• _DESCRIPTION OF THE TASK_: The lines to copy are those in the records below that hold the word "planesPass".
[Start of Attachment]
# anrieff/fray

Measured on AMD Instinct MI355X. Metric: Mrays/s (closest-hit + shadow rays) at 1920x1080, 64spp path trace, higher is better.
Workload: dtype f64

## Files before the change

fray_amd/csrc/adaptive_variant.hip:

```cpp
#include "adaptive.hpp"
#include "dev_compact.hpp"
#include "render_impl.hpp"

#ifndef FRAY_ST
#error "compile with -DFRAY_ST=0..5, 8 or 9"
#endif

namespace {

struct ListBatch {
    const int* list;
    int p0, np, s0, cn;
};

static __global__ __launch_bounds__(256) void k_seed_list(DFrame F, ListBatch B, uint32_t* __restrict__ x397)
{
    constexpr int NC = FRAY_SEED_CHAINS;
    const uint32_t total = (uint32_t)B.np * (uint32_t)B.cn;
    const uint32_t groups = (total + NC - 1u) / NC;
    for (uint32_t q = blockIdx.x * blockDim.x + threadIdx.x; q < groups; q += gridDim.x * blockDim.x) {
        uint32_t b[NC], slot[NC];
#pragma unroll
        for (int k = 0; k < NC; k++) {
            slot[k] = q + (uint32_t)k * groups;
// ... 25 lines not shown
        const int i = (int)(slot % (uint32_t)B.np), s = (int)(slot / (uint32_t)B.np);
        int x, y;
        item_pixel(F, B.list[B.p0 + i], x, y);
        PathState ps;
        const uint32_t p = (uint32_t)y * (uint32_t)F.W + (uint32_t)x;
        ps.rnd = mt_seed_with(sample_seed(F.seed, p, (uint32_t)(B.s0 + s)), x397[slot]);
        ps.tab = ps.rnd;
        float ox = rng_float(ps.rnd), oy = rng_float(ps.rnd);
        double fx = (double)((float)x + ox), fy = (double)((float)y + oy);
        if (C.dof) dof_ray(C, fx, fy, ps.tab, ps.o, ps.d); else screen_ray(C, fx, fy, ps.o, ps.d);
        ps.pm = c3(1, 1, 1);
        ps.slot = slot;
        ps.depth = 0;
        ps.flags = 0;
        c.samples++;
        path_store<FRAY_SORT && sort_variant(ST)>(Q, slot, ps, ray_sort_class<ST>(ps.d, 0u));
        termCount[slot] = 0;
    }
    if (ST & 1) flush_stats(st, c);
    else if (c.samples) atomicAdd(&st->samples, c.samples);
}

struct PixelState {
    float* sum;
    float* prev;
    unsigned char* flag;
};

struct ResolveArgs {
    DFrame F;
    ListBatch B;
// ... 218 lines not shown
```

fray_amd/csrc/capi.hip:

```cpp
#include <hip/hip_runtime.h>

#include <algorithm>
#include <chrono>
#include <cstddef>
#include <cmath>
#include <cstring>
#include <string>
#include <vector>
#include <functional>
#include <cstdlib>


#include "entry_support.hpp"
#include "dev_rng.hpp"
#include "dev_pack.hpp"
#include "scene_arena.hpp"

namespace {

using frayhip_detail::set_error;

void put3(double* o, const double* p) { o[0] = p[0]; o[1] = p[1]; o[2] = p[2]; }
}

// ... 215 lines not shown
    if (s->settings.gi) spp = std::max(spp, s->settings.numPaths);
    return spp;
}

DScene frame_scene(const frayhip_scene* s)
{
    const frayhip_settings& set = s->settings;
    DScene S = s->S;
    S.ambient[0] = set.ambientLight[0]; S.ambient[1] = set.ambientLight[1]; S.ambient[2] = set.ambientLight[2];
    S.maxTraceDepth = set.maxTraceDepth;
    S.gi = set.gi;
    S.saturation = set.saturation;
    S.skipNullSegments = s->skipNullSegments ? 1 : 0;
    S.segmentPlanes = s->segmentPlanes ? 1 : 0;
    S.certifiedSegments = (s->certifiedSegments && s->segmentPlanes && S.segCertAll) ? 1 : 0;
    if (!s->cameraSkip) S.nCamSkip = 0;
    if (!s->shadeShortcuts) S.shadeIdentity = S.lightsDiagonal = S.subdShift = 0;
    return S;
}

DFrame frame_record(const frayhip_scene* s, int bucketFirst, int bucketStride, uint32_t seed)
{
    DFrame F = frame_grid(s->settings.frameWidth, s->settings.frameHeight);
    F.bucketStride = bucketStride > 0 ? bucketStride : 1;
    F.bucketFirst = bucketFirst;
    F.nBuckets = frayhip_bucket_count(F.W, F.H, F.bucketFirst, F.bucketStride);
    F.spp = frame_spp(s);
    F.seed = seed;
    F.jitter = (s->camera.dof || s->settings.gi) ? 1 : 0;
    return F;
// ... 305 lines not shown
    sc->edit = make_scene_edit(d, B);
    sc->camera = d.camera;
    sc->settings = d.settings;
    if (hipMalloc((void**)&sc->d_stats, kStatsBytes) != hipSuccess || hipMalloc((void**)&sc->d_qmeta, 3 * FRAY_PT_LANES * sizeof(QMeta)) != hipSuccess ||
        hipEventCreate(&sc->evA) != hipSuccess || hipEventCreate(&sc->evB) != hipSuccess || !create_lanes(sc)) {
        set_error("frayhip_scene_create: could not allocate the per-scene device state");
        frayhip_scene_destroy(sc);
        return FRAYHIP_E_NOMEM;
    }
    if (const char* e = getenv("FRAYHIP_PT_LANES")) { long v = atol(e); if (v >= 1 && v <= FRAY_PT_LANES) sc->ptLanes = (int)v; }
    if (const char* e = getenv("FRAYHIP_SPECULATE_FANS")) sc->speculateFans = atol(e) != 0;
    if (const char* e = getenv("FRAYHIP_FP_CONTRACT")) sc->fpContract = atol(e) == 1;
    if (const char* e = getenv("FRAYHIP_SKIP_NULL_SEGMENTS")) sc->skipNullSegments = atol(e) != 0;
    if (const char* e = getenv("FRAYHIP_SEGMENT_PLANES")) sc->segmentPlanes = atol(e) != 0;
    if (const char* e = getenv("FRAYHIP_CERTIFIED_SEGMENTS")) sc->certifiedSegments = atol(e) != 0;
    if (const char* e = getenv("FRAYHIP_TIGHT_GATES")) sc->tightGates = atol(e) != 0;
    if (const char* e = getenv("FRAYHIP_CAMERA_SKIP")) sc->cameraSkip = atol(e) != 0;
    if (const char* e = getenv("FRAYHIP_CAMERA_TILES")) sc->cameraTiles = atol(e) != 0;
    if (const char* e = getenv("FRAYHIP_SHADE_SHORTCUTS")) sc->shadeShortcuts = atol(e) != 0;
    if (const char* e = getenv("FRAYHIP_FUSED_WHITTED_MAX")) { long v = atol(e); if (v >= 0 && v <= 1024) sc->fusedWhittedMax = (int)v; }
    if (const char* e = getenv("FRAYHIP_CSG_LANES")) { long v = atol(e); if (v >= 1 && v <= FRAY_PT_LANES) sc->csgLanes = (int)v; }
    if (const char* e = getenv("FRAYHIP_SEED_TABLE_MIB")) { long v = atol(e); if (v >= 0 && v <= (1 << 20)) sc->seedTableCapBytes = (size_t)v << 20; }
    if (const char* e = getenv("FRAYHIP_PT_BUDGET_MIB")) { long v = atol(e); if (v >= 1 && v <= (1 << 20)) { sc->ptBudgetBytes = (size_t)v << 20; sc->ptBudgetEff = 0; } }
    *out = sc;
    return FRAYHIP_OK;
}

int frayhip_scene_get_option(frayhip_scene* s, const char* name, int64_t* value)
{
    if (!s || !name || !value) { set_error("frayhip_scene_get_option: null argument"); return FRAYHIP_E_ARG; }
// ... 355 lines not shown
```

fray_amd/csrc/dev_scene.hpp:

```cpp
#pragma once
#include <stdint.h>
#include "frayhip.h"
#include "dev_tricert.hpp"
#include "dev_segcert.hpp"
#include "dev_gatecert.hpp"

#ifdef __HIP_DEVICE_COMPILE__
#define FRAY_RO __attribute__((address_space(4)))
#else
#define FRAY_RO
#endif

#define FRAY_CSG_MAX 30
#ifndef FRAY_CSG_DEPTH
#define FRAY_CSG_DEPTH 16
#endif

#define FRAY_KD_LDS_STACK 16
#define FRAY_KD_MAX_DEPTH 72

struct DXform { double off[3]; double m[9]; double inv[9]; };

struct DTri;
struct DNode {
// ... 126 lines not shown
    const FRAY_RO DLight* lights;
    DEnv env;
    int32_t nNodes, nLights;
    float probPickLight;
    float ambient[3];
    int32_t maxTraceDepth, gi;
    float saturation;
    const FRAY_RO DSegPlane* segPlanes;
    const FRAY_RO uint32_t* segNodeMasks;
    int32_t nSegPlanes, nSegNodes;
    int32_t segmentPlanes;
    int32_t skipNullSegments;
    int32_t segCertAll;
    int32_t certifiedSegments;
    const FRAY_RO DCamSkip* camSkip;
    int32_t nCamSkip, padCamSkip;
    const FRAY_RO double* worldNormals;
    int32_t normStride, shadeIdentity, lightsDiagonal;
    int32_t subdShift;
};

struct DFrame {
    int32_t W, H, BW, BH;
    int32_t bucketFirst, bucketStride, nBuckets , spp;
    uint32_t seed;
    int32_t jitter;
};

struct DStats {
    unsigned long long closest, shadow, node, kdInner, leafRefs, tri, prim, smooth, samples, tex, rngOverflow;
#ifdef FRAY_STAMPS
// ... 6 lines not shown
```

fray_amd/csrc/kernels.hpp:

```cpp
#pragma once
#include "dev_shade.hpp"
#include "dev_whitted.hpp"
#include "dev_queues.hpp"
#include "dev_camtile.hpp"
#include <type_traits>

#ifndef FRAY_PRIMARY_WAVES
#define FRAY_PRIMARY_WAVES 5
#endif
#ifndef FRAY_WHITTED_WAVES
#define FRAY_WHITTED_WAVES 3
#endif
#ifndef FRAY_WHITTED_REFILL
#define FRAY_WHITTED_REFILL 64
#endif
#ifndef FRAY_CSG_WAVES
#define FRAY_CSG_WAVES 3
#endif
constexpr int waves_for(int st, int n) { return (st & 2) ? (FRAY_CSG_WAVES < n ? FRAY_CSG_WAVES : n) : ((st & 1) && n > 2 ? n - 1 : n); }
#ifndef FRAY_MT_EARLY
#define FRAY_MT_EARLY 160
#endif
#ifndef FRAY_WH_SHADE_WAVES
#define FRAY_WH_SHADE_WAVES 4
// ... 748 lines not shown

#ifndef FRAY_SORT
#define FRAY_SORT 1
#endif
#ifndef FRAY_SORT_N
#define FRAY_SORT_N 1024
#endif
#ifdef FRAY_SORT_BY_MATERIAL
constexpr bool sort_variant(int) { return true; }
#else
#ifndef FRAY_SORT_CSG
#define FRAY_SORT_CSG 0
#endif
constexpr bool sort_variant(int st) { return (st & 6) == 4 || (FRAY_SORT_CSG && (st & 2) != 0); }
#endif
FD void wave_lds_sync()
{
    __builtin_amdgcn_fence(__ATOMIC_RELEASE, "wavefront");
    __builtin_amdgcn_wave_barrier();
    __builtin_amdgcn_fence(__ATOMIC_ACQUIRE, "wavefront");
}
template <class KeyOf>
FD void sort_share(const FRAY_RO uint32_t* off, const FRAY_RO uint32_t* nf, uint32_t nSeg, uint32_t chunk, uint32_t b0, uint32_t b1, uint32_t& seg,
                   uint32_t* buf, uint32_t* cnt, KeyOf keyOf)
{
    const uint32_t lane = threadIdx.x & 63u;
    if (lane < 16) cnt[lane] = 0;
    wave_lds_sync();
    uint32_t s1 = seg;
    for (uint32_t base = b0; base < b1; base += 64u) {
        const uint32_t di = base + lane;
        const bool live = di < b1;
        const uint32_t i = seg_map(off, nf, nSeg, chunk, base, di, live, s1) & ~FRAY_FRONT_BIT;
        if (live) atomicAdd(cnt + keyOf(i), 1u);
    }
    wave_lds_sync();
    {
        const uint32_t v = lane < 16 ? cnt[lane] : 0u;
        uint32_t inc = v;
        for (int d = 1; d < 16; d <<= 1) { const uint32_t t = __shfl_up(inc, d, 64); if ((int)lane >= d) inc += t; }
        wave_lds_sync();
        if (lane < 16) cnt[lane] = inc - v;
    }
    wave_lds_sync();
    uint32_t s2 = seg;
    for (uint32_t base = b0; base < b1; base += 64u) {
        const uint32_t di = base + lane;
        const bool live = di < b1;
        const uint32_t raw = seg_map(off, nf, nSeg, chunk, base, di, live, s2);
        if (live) buf[atomicAdd(cnt + keyOf(raw & ~FRAY_FRONT_BIT), 1u)] = raw;
    }
    seg = s2;
    wave_lds_sync();
}

template <class G>
FD void path_finish(const TermBuf& TB, DStats* st, const PathStateT<G>& s, const StereoBuf& SB)
{
    const Mt &r = cursor(s.rnd), &t = cursor(s.tab);
    if (SB.g[0]) {
        SB.g[0][s.slot] = r.j; SB.g[1][s.slot] = r.a; SB.g[2][s.slot] = r.b;
        SB.g[3][s.slot] = t.j; SB.g[4][s.slot] = t.a; SB.g[5][s.slot] = t.b;
    }
    TB.n[s.slot] = (unsigned short)(TB.b + 1);
    if (sizeof(G) == sizeof(Mt) && (r.j > 227 || t.j > 227)) atomicAdd(&st->rngOverflow, 1ull);
}
FD void term_store(const TermBuf& TB, uint32_t slot, C3 v)
// ... 28 lines not shown
                    if (C.dof) dof_ray(C, fx, fy, ps.tab, ro, rd, 2); else screen_ray(C, fx, fy, ro, rd, 2);
                    SB.r[0][slot] = ro.x; SB.r[1][slot] = ro.y; SB.r[2][slot] = ro.z;
                    SB.r[3][slot] = rd.x; SB.r[4][slot] = rd.y; SB.r[5][slot] = rd.z;
                }
            } else {
                ps.rnd.j = SB.g[0][slot]; ps.rnd.a = SB.g[1][slot]; ps.rnd.b = SB.g[2][slot];
                ps.tab.j = SB.g[3][slot]; ps.tab.a = SB.g[4][slot]; ps.tab.b = SB.g[5][slot];
                ps.o = v3(SB.r[0][slot], SB.r[1][slot], SB.r[2][slot]);
                ps.d = v3(SB.r[3][slot], SB.r[4][slot], SB.r[5][slot]);
            }
            ps.pm = c3(1, 1, 1);
            ps.slot = slot;
            ps.depth = 0;
            ps.flags = 0;
            bump<ST>(c.samples);
            path_store<FRAY_SORT && sort_variant(ST)>(Q, slot, ps, ray_sort_class<ST>(ps.d, 0u));
        } else {
            PathRec* r = Q.rec + slot;
            r->d[0] = 0; r->d[1] = 0; r->d[2] = 0;
            r->depthFlags = FRAY_DEAD;
            if constexpr (FRAY_SORT && sort_variant(ST)) Q.cls[slot] = 15;
        }
        termCount[slot] = 0;
    }
    if (ST & 1) flush_stats(st, c);
}

struct WaveShare { uint32_t begin, end, chunk, w, W; };
FD WaveShare wave_share(uint32_t n)
{
    WaveShare r;
    r.W = gridDim.x * (blockDim.x >> 6);
    r.w = blockIdx.x * (blockDim.x >> 6) + (threadIdx.x >> 6);
    r.chunk = (((n + r.W - 1u) / r.W) + 63u) & ~63u;
    r.begin = r.w * r.chunk;
    r.end = r.begin + r.chunk < n ? r.begin + r.chunk : n;
// ... 49 lines not shown
                if constexpr (ST == 0 && FRAY_ARITH == 0) { if (S.certifiedSegments) planesPass = segment_certified(S, sa, sb); }
                shadowBack = ray_gate_class<tight_variant(ST)>(S, sa, sb - sa);
                if constexpr (ST == 0) {
                    if (FRAY_ARITH == 0 ? planesPass && shadowBack == 0 : segment_surely_visible(S, sa, sb, shadowBack)) {
                        own = sc;
                        shadow = false;
                        atomicAdd(shadowEnds.n + 2, 1u);
                    }
                }
                if (ST != 0 || shadow) {
                    const uint32_t j = seg_take(shadowEnds, shadowBack != 0);
                    SQ.ax[j] = sa.x; SQ.ay[j] = sa.y; SQ.az[j] = sa.z;
                    SQ.bx[j] = sb.x; SQ.by[j] = sb.y; SQ.bz[j] = sb.z;
                    SQ.cr[j] = sc.r; SQ.cg[j] = sc.g; SQ.cb[j] = sc.b;
                    SQ.slot[j] = ps.slot;
                    if constexpr (FRAY_SORT && sort_variant(ST)) SQ.cls[j] = (unsigned char)ray_sort_class<ST>(sb - sa, shadowBack);
                }
            }
        }
        PathRay win, wout;
        win.o = ps.o; win.d = ps.d; win.depth = ps.depth; win.flags = ps.flags;
        C3 brdf;
        float pdf;
        spawn_ray(sh, info, win, ps.tab, wout, brdf, pdf);
        {
            ps.pm = ps.pm * brdf / pdf;
            ps.o = wout.o; ps.d = wout.d; ps.depth = wout.depth; ps.flags = wout.flags;
#ifdef FRAY_SORT_BY_MATERIAL
            ps.flags = (ps.flags & 0xffu) | ((sh.kind == 1 ? 0u : sh.kind == 3 ? 1u : sh.kind == 4 ? 2u : 3u) << 8);
#endif
            if (ps.depth > S.maxTraceDepth || intensity(ps.pm) < 0.01) path_finish(TB, st, ps, SB);
// ... 20 lines not shown
        const CamTileRays R = cam_tile_rays(V, x0, y0);
        for (int r = 0; r < A.nRecs; r++) {
            if (!tile_surely_misses_box(A.recs[r], V, R)) continue;
            if (tile_surely_guarded(A.recs[r], R)) skip |= 1u << A.recs[r].node; else ask |= 1u << A.recs[r].node;
        }
    }
    DCamTile e;
    e.skip = skip; e.x0 = (uint16_t)x0; e.y0 = (uint16_t)y0;
    A.out[t] = e;
    A.ask[t] = ask;
}
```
[End of Attachment]
• _REPLY_:
                if constexpr (ST == 0 && FRAY_ARITH == 0) { if (S.certifiedSegments) planesPass = segment_certified(S, sa, sb); }
                    if (FRAY_ARITH == 0 ? planesPass && shadowBack == 0 : segment_surely_visible(S, sa, sb, shadowBack)) {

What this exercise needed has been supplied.